• [EXERCISE DIRECTIONS] If a line in the data below holds the word "getattr", include it in the count. Give only the final number.

^^^^

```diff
diff --git a/nu_nerf_amd/engine.py b/nu_nerf_amd/engine.py
--- a/nu_nerf_amd/engine.py
+++ b/nu_nerf_amd/engine.py
@@ -447,8 +447,9 @@
         if kt is not None:
             e1.record()
             reads_h = bool(H) and not (mask is not None and epi in (EPI_MUL_DRELU, EPI_B_RELU))
-            nmat = 1 + (1 if C2 else 0) + (1 if reads_h else 0) + (1 if D else 0) + (1 if Cadd else 0)
-            abytes = 4.0 * groups * (M * (ktrue or K) + M * (ntrue or N) * nmat + N * (ktrue or K))
+            r1 = epi == EPI_B_RELU and bool(D) and bool(Cadd) and ldadd == 0
+            nmat = 1 + (1 if C2 else 0) + (1 if reads_h else 0) + (1 if D and not r1 else 0) + (1 if Cadd and not r1 else 0)
+            abytes = 4.0 * groups * (M * (ktrue or K) + M * (ntrue or N) * nmat + N * (ktrue or K) + ((M + N) if r1 else 0))
             kt['nt'].append((e0, e1, 2.0 * M * (ntrue or N) * (ktrue or K) * groups, abytes))
 
     def nt_desc(self, A, lda, B, ldb, M, N, K, C, ldc, epi, *, C2=0, ldc2=0, bias=0, H=0, ldh=0, D=0, ldd=0, Cadd=0, ldadd=0, zero_to=0,
@@ -1014,7 +1015,7 @@
         b.update(V=V, HV=HV, sig=sig, rgb=rgb)
         return b
 
-    def nerf_backward(self, b, pt, idx, dalpha_rm, dcolor_rm, flat, dsig=None, drgb=None, dx=None, ddir=None):
+    def nerf_backward(self, b, pt, idx, dalpha_rm, dcolor_rm, flat, dsig=None, drgb=None, dx=None, ddir=None, _matrix_addend=False):
         lib, S, P = self.lib, self.stream(), b['P']
         e = self.empty
         H = b['H']
@@ -1032,8 +1033,12 @@
                     if i > 0:
                         cb.mask[i] = addr(getattr(H[i], '_nu_mask', None))
             ldf = 288 if want_in else 256
-            keep = [e(P, 128), e(P, ldf), self.empty_h(P, 256)]
-            cb.dHV, cb.dF, cb.dH8a = (addr(t) for t in keep)
+            keep = [e(P, 128), e(P, ldf)]
+            cb.dHV, cb.dF = (addr(t) for t in keep)
+            cb.dH8a = 0
+            if self.h16:
+                keep.append(self.empty_h(P, 256))
+                cb.dH8a = addr(keep[-1])
             for i in range(1, 9):
                 t = e(P, 352 if want_in else 256) if i == 5 else self.empty_h(P, 256)
                 keep.append(t)
@@ -1060,12 +1065,13 @@
             self.nt(addr(dHV), 128, addr(*self.nerf_view.WpT), self.nerf_view.ldT, P, ldf, 128, addr(dF), ldf, EPI_PLAIN)
             self.wgrad(addr(dF), ldf, addr(H[8]), 256, P, 256, 256, addr(*self.nerf_feat.dWp), 256,
                        addr(flat, self.nerf_feat.db_off))
-            dH8a = wb.keep(e(P, 256))
+            dH8a = wb.keep(e(P, 256)) if _matrix_addend else None
             self.skinny_bwd(addr(dsig), 1, addr(H[8]), 256, P, 256, addr(*self.nerf_alpha.Wp), 256, 1, addr(dH8a), 256, 1, 0,
                             addr(*self.nerf_alpha.dWp), 256, addr(flat, self.nerf_alpha.db_off))
             dA = wb.keep(e(P, 256))
+            add = dict(Cadd=addr(dH8a), ldadd=256) if _matrix_addend else dict(D=addr(dsig), Cadd=addr(*self.nerf_alpha.Wp))
             self.nt(addr(dF), ldf, addr(*self.nerf_feat.WpT), self.nerf_feat.ldT, P, 256, 256, addr(dA), 256, EPI_B_RELU,
-                    H=addr(H[8]), ldh=256, Cadd=addr(dH8a), ldadd=256, mask=getattr(H[8], '_nu_mask', None))
+                    H=addr(H[8]), ldh=256, mask=getattr(H[8], '_nu_mask', None), **add)
             dskip, lda = None, 256
             for i in range(7, -1, -1):
                 lay = self.nerf[i]
```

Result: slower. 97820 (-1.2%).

^^^^

• [SOLUTION TO THE PROBLEM] 3